▶ _Saved entries_:
# TencentYoutuResearch/ImageMatching-OETR

Measured on AMD Instinct MI355X. Metric: image-pairs/sec @640x640 (OETR hot path: feature correlation + overlap regression, features resident in HBM), higher is better.
Workload: dtype f32 (3xf16-split operands, fp32 accumulate); 1 GPU; BASELINE configs[1]: batch=8 pairs/GPU, 640x640 -> 20x20 tokens/image, C=256, 8 enc + 2 dec layers, f32_split_f16; pairs_per_gpu=8, global_pairs=8, streams=3, world_size=1, gpu_max_hw_queues=4, encoder_tile_rows=64, tail_mode=direct form (throughput setting for overlapped streams), parallelism=pairs sharded over 1 rank(s); all-gather of boxes only

## Files before the change

imagematching_oetr_amd/csrc/common.h:

```cpp
#pragma once
#include <hip/hip_runtime.h>
#include <stdint.h>

#include <type_traits>

namespace oetr {

constexpr int C = 256;
constexpr int NH = 8;
constexpr int HD = 32;
constexpr int FF = 512;
constexpr int TM = 32;
constexpr int LDA = C + 4;
constexpr int LDH = FF + 4;
constexpr int NTHREADS = 256;
constexpr int KV_FLOATS = NH * HD * HD;
constexpr float LN_EPS = 1e-5f;
constexpr float ATTN_EPS = 1e-6f;
constexpr int MAX_TOKENS = 10000;


#ifdef OETR_ABLATE
#define ABL(flags, bit) (((flags) & (bit)) != 0)
#else
// ... 19 lines not shown
#endif
enum { ABL_KVREDUCE = 1, ABL_GELU = 2, ABL_ELU = 4, ABL_LN = 8, ABL_GEMM = 16, ABL_STORE = 32,
       ABL_XLOAD = 64, ABL_WLOAD = 128, ABL_ATTN = 256, ABL_KVSTATE = 512 };

typedef float f32x4 __attribute__((ext_vector_type(4)));
typedef float f32x16 __attribute__((ext_vector_type(16)));
typedef _Float16 f16x8 __attribute__((ext_vector_type(8)));
typedef _Float16 f16x4 __attribute__((ext_vector_type(4)));
typedef _Float16 f16x2 __attribute__((ext_vector_type(2)));
typedef __bf16 bf16x8 __attribute__((ext_vector_type(8)));
typedef __bf16 bf16x2 __attribute__((ext_vector_type(2)));

__device__ __forceinline__ void store16(float* base_uniform, unsigned byte_off, const f32x4& v) {
  typedef uint32_t u32x4_ __attribute__((ext_vector_type(4)));
  const __amdgpu_buffer_rsrc_t rs = __builtin_amdgcn_make_buffer_rsrc(base_uniform, 0, 0x7fffffff, 0x00020000);
  __builtin_amdgcn_raw_buffer_store_b128(__builtin_bit_cast(u32x4_, v), rs, (int)byte_off, 0, 16 );
}

enum { GM_F32 = 0, GM_SPLIT = 1, GM_F16 = 2, GM_BF16 = 3 };
constexpr bool gm_half(int m) { return m != GM_F32; }
constexpr int gm_planes(int m) { return m == GM_SPLIT ? 2 : 1; }

enum { SITE_FULL = 0, SITE_ACT_HI = 1, SITE_W_HI = 2, SITE_HI = 3 };
constexpr bool site_w_lo(int s) { return s == SITE_FULL || s == SITE_ACT_HI; }
constexpr bool site_act_lo(int s) { return s == SITE_FULL || s == SITE_W_HI; }
constexpr int site_mfmas(int s) { return s == SITE_FULL ? 3 : s == SITE_HI ? 1 : 2; }
template <int POL> struct SitePolicy;
template <> struct SitePolicy<0> {
  static constexpr int Q = SITE_FULL, K = SITE_FULL, V = SITE_FULL, MERGE = SITE_FULL, MLP1 = SITE_FULL,
                       MLP2 = SITE_FULL, DEC_K = SITE_FULL, DEC_V = SITE_FULL;
};
template <> struct SitePolicy<1> {
  static constexpr int Q = SITE_HI, K = SITE_HI, V = SITE_FULL, MERGE = SITE_FULL, MLP1 = SITE_FULL,
                       MLP2 = SITE_FULL, DEC_K = SITE_HI, DEC_V = SITE_FULL;
};
constexpr int N_POLICIES = 2;

constexpr float SPLIT_SCALE = 2048.0f;
constexpr float SPLIT_INV = 1.0f / 2048.0f;
constexpr int LDAH = C + 8;
constexpr int LDHH = FF + 8;

struct Geom {
  int N;
  int L[2];
  int hf[2], wf[2];
  int nt[2];
  int row0[2];
  int prow0[2];
  int tile0[2];
  int ntiles;
  int rows;
};

#if defined(__HIPCC__)

__device__ __forceinline__ float wave_max(float v) {
#pragma unroll
  for (int off = 32; off > 0; off >>= 1) v = fmaxf(v, __shfl_xor(v, off, 64));
  return v;
}

__device__ __forceinline__ int crow(int r, int half) {
  return (r & 3) + 8 * (r >> 2) + 4 * half;
}

__device__ __forceinline__ float exp_neg(float x) {
  const float L2E_HI = 1.4426950216293335f, L2E_LO = 1.9259629911266175e-08f;
  const float t = x * L2E_HI;
  float r = fmaf(x, L2E_HI, -t);
  r = fmaf(x, L2E_LO, r);
  const float e = __builtin_amdgcn_exp2f(t);
  return fmaf(e, r * 0.69314718055994531f, e);
}
__device__ __forceinline__ float elu1(float x) {
  return __builtin_amdgcn_fmed3f(x + 1.0f, __builtin_amdgcn_exp2f(x * 1.4426950408889634f), 1.0f);
}

template <int CTRL>
__device__ __forceinline__ float dpp_mov(float v) {
  return __builtin_bit_cast(
      float, __builtin_amdgcn_update_dpp(0, __builtin_bit_cast(int, v), CTRL, 0xf, 0xf, false));
}
__device__ __forceinline__ float sum8(float v) {
  v += dpp_mov<0xB1>(v);
  v += dpp_mov<0x4E>(v);
  v += dpp_mov<0x141>(v);
  return v;
}
__device__ __forceinline__ float wave_sum(float v) {
  v = sum8(v);
  v += dpp_mov<0x140>(v);
  v += __shfl_xor(v, 16, 64);
  v += __shfl_xor(v, 32, 64);
  return v;
}
constexpr float GELU_T = 5.5f;
constexpr int GELU_DEG = 5;
constexpr float GELU_Q[GELU_DEG + 1] = {-1.151147082e+00f, -4.589156863e-01f, -5.323818670e-02f,
                                        7.977462822e-03f,  -7.398742635e-04f, 2.992419385e-05f};
__device__ __forceinline__ float gelu_erf(float x) {
  const float ax = fabsf(x), w = fminf(ax, GELU_T);
  float q = GELU_Q[GELU_DEG];
#pragma unroll
  for (int i = GELU_DEG - 1; i >= 0; --i) q = fmaf(q, w, GELU_Q[i]);
  const float e = __builtin_amdgcn_exp2f(fmaf(w, q, -1.0f));
// ... 854 lines not shown
```

imagematching_oetr_amd/csrc/encoder.hip:

```cpp
#include <type_traits>

#include "common.h"


#ifndef OETR_SOAK_AMP
#define OETR_SOAK_AMP 0
#endif
#ifndef OETR_SPLIT_STATE
#define OETR_SPLIT_STATE 1
#endif

namespace oetr {

constexpr int S0_OFF = 0;
constexpr int S1_OFF = S0_OFF + TM * LDA;
constexpr int H_OFF = S1_OFF + TILE_FLOATS;
constexpr int KSUM_OFF = H_OFF + HID_FLOATS;
constexpr int Z_OFF = KSUM_OFF + C;
constexpr int LNP_OFF = Z_OFF + TM * NH;
constexpr int SMEM_FLOATS = LNP_OFF + 6 * C;

template <int NW>
struct EncCfg {
  static constexpr int NT = 8 / NW;
// ... 651 lines not shown
    auto dec_layer = [&](auto DL) {
      constexpr int dl = decltype(DL)::value;
      constexpr int PK = dl == 0 ? P_T0 : P_T2, PV = dl == 0 ? P_T1 : P_T3;
      f32x16 accK[NT], accV[NT];
#pragma unroll
      for (int t = 0; t < NT; ++t)
#pragma unroll
        for (int r = 0; r < 16; ++r) { accK[t][r] = bias_k[dl][t]; accV[t][r] = bias_v[dl][t]; }
      ws.template gemm<C, PK, C, SP::DEC_K, SP::DEC_V>(S1, p.d.wk[dl], p.d.wk_l[dl], NT * wave, lane, accK,
                                                       p.d.wv[dl], p.d.wv_l[dl], NT * wave, p.dbg);
      ws.template gemm<C, PV, (dl == 0 ? C : 0), SP::DEC_V, SP::DEC_K>(Vin, p.d.wv[dl], p.d.wv_l[dl], NT * wave,
                                                                       lane, accV, p.d.wk[1], p.d.wk_l[1],
                                                                       NT * wave, p.dbg);
      if constexpr (dl == 1) {
        kv_state_store<MODE, NT, MASKED>(accK, accV, ABL(p.dbg, ABL_ELU), L, nvalid, lane, wave, p.dkv1_out,
                                         p.dks1_out, slot, rg, msk_s);
      } else {
#pragma unroll
        for (int t = 0; t < NT; ++t) {
          const int h = NT * wave + t;
          float ksum;
          f32x16 kv;
          kv_state_32<MODE, MASKED>(accK[t], accV[t], false, L, nvalid, half, kv, ksum, rg, msk_s);
          const float* q0 = p.dec_q0 + side * C + h * HD;
          float a = 0.f;
#pragma unroll
          for (int r = 0; r < 16; ++r) a += q0[crow(r, half)] * kv[r];
          a += __shfl_xor(a, 32, 64);
          ksum += __shfl_xor(ksum, 32, 64);
          float z = q0[col] * ksum;
          z += __shfl_xor(z, 1, 64);
          z += __shfl_xor(z, 2, 64);
          z += __shfl_xor(z, 4, 64);
          z += __shfl_xor(z, 8, 64);
          z += __shfl_xor(z, 16, 64);
          if (half == 0) p.att0_out[(size_t)slot * C + h * HD + col] = a;
          if (lane == 0) p.z0_out[(size_t)slot * NH + h] = z;
        }
      }
    };
    dec_layer(std::integral_constant<int, 0>{});
    dec_layer(std::integral_constant<int, 1>{});
  }
  range_report<MODE>(rg, p.flags);
}

constexpr int LNX_LD = 36;
template <int RTW>
struct E2 {
  static constexpr int RFL = (2 * RTW * LDAH * 2 + 3) / 4;
  static_assert(RFL >= RTW * LDA, "region holds the f32 tile too");
  static constexpr int R1 = 0, R2 = RFL, KSUM = 2 * RFL, LNP = KSUM + C;
  static constexpr int LNX = LNP + 6 * C;
  static constexpr int SMEM = LNX + RTW * LNX_LD;
};

template <int MODE, int NMT = 2, bool MASKED = false>
__device__ __forceinline__ void kv_state_64(const f32x16 (&accK)[NMT], const f32x16 (&accV)[NMT],
                                            int S_len, int nvalid, int half, bool two, f32x16& kv,
                                            float& ksum, Range& rg, const float* msk_s = nullptr) {
  const float inv_len = 1.0f / (float)S_len;
  kv = f32x16{0};
  ksum = 0.f;
  int nv2 = nvalid - 4 * half;
  asm volatile("" : "+v"(nv2));
  if constexpr (MODE == GM_SPLIT && OETR_SPLIT_STATE) {
    f32x16 c1 = {0};
#if OETR_SOAK_AMP & 2
    __builtin_amdgcn_s_setprio(3);
#endif
    auto row_tile = [&](auto MT_) {
      constexpr int mt = decltype(MT_)::value;
#pragma unroll
      for (int st = 0; st < 2; ++st) {
        f32x4 k0, k1, v0, v1;
#pragma unroll
        for (int i = 0; i < 8; ++i) {
          const int r = 8 * st + i;
          float m;
          if constexpr (MASKED) m = msk_s[32 * mt + crow(r, half)];
          else m = 32 * mt + crow(r, 0) < nv2 ? 1.0f : 0.0f;
          const float kk = elu1(accK[mt][r]) * m;
          const float vv = accV[mt][r] * (inv_len * m);
          ksum += kk;
          if (i < 4) { k0[i] = kk; v0[i] = vv; } else { k1[i - 4] = kk; v1[i - 4] = vv; }
        }
        f32x4 ah, al, bh, bl;
        split8(k0, k1, ah, al, rg);
        split8(v0, v1, bh, bl, rg);
        mma16_split3(ah, al, bh, bl, kv, c1);
        __builtin_amdgcn_sched_barrier(0);
      }
    };
    row_tile(std::integral_constant<int, 0>{});
    if constexpr (NMT == 2) {
      if (two) row_tile(std::integral_constant<int, 1>{});
    }
#if OETR_SOAK_AMP & 2
    __builtin_amdgcn_s_setprio(0);
#endif
#pragma unroll
    for (int r = 0; r < 16; ++r) kv[r] = fmaf(c1[r], SPLIT_INV, kv[r]);
  } else {
    auto row_tile = [&](auto MT_) {
      constexpr int mt = decltype(MT_)::value;
      auto operands = [&](int r, float& k, float& v) {
        float m;
        if constexpr (MASKED) m = msk_s[32 * mt + crow(r, half)];
        else m = 32 * mt + crow(r, 0) < nv2 ? 1.0f : 0.0f;
        const float x = accK[mt][r];
        k = (elu1(x)) * m;
        ksum += k;
        v = accV[mt][r] * (inv_len * m);
      };
      float kc, vc;
      operands(0, kc, vc);
#pragma unroll
      for (int r = 0; r < 16; ++r) {
        float kn = 0.f, vn = 0.f;
        if (r + 1 < 16) operands(r + 1, kn, vn);
        kv = __builtin_amdgcn_mfma_f32_32x32x2f32(kc, vc, kv, 0, 0, 0);
        __builtin_amdgcn_sched_barrier(0);
        kc = kn; vc = vn;
      }
    };
    row_tile(std::integral_constant<int, 0>{});
    if constexpr (NMT == 2) {
      if (two) row_tile(std::integral_constant<int, 1>{});
    }
  }
  ksum += __shfl_xor(ksum, 32, 64);
}
__device__ __forceinline__ void kv_state_write(const f32x16& kv, float ksum, int lane, int wave,
                                               float* __restrict__ kv_out,
                                               float* __restrict__ ks_out, int slot) {
  f32x4* dst = reinterpret_cast<f32x4*>(kv_out) + ((size_t)slot * NH + wave) * 4 * 64;
#pragma unroll
  for (int q = 0; q < 4; ++q) {
    f32x4 o = {kv[4 * q], kv[4 * q + 1], kv[4 * q + 2], kv[4 * q + 3]};
    store16(reinterpret_cast<float*>(dst), (q * 64 + (unsigned)lane) * 16u, o);
  }
  if (lane < 32) (ks_out + (size_t)slot * C + wave * HD)[(unsigned)lane] = ksum;
}
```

▶ _Prompt_:
Scan the entries above and report the number of lines that contain the word "pairs", with no added text.

▶ _Output for this task_:
2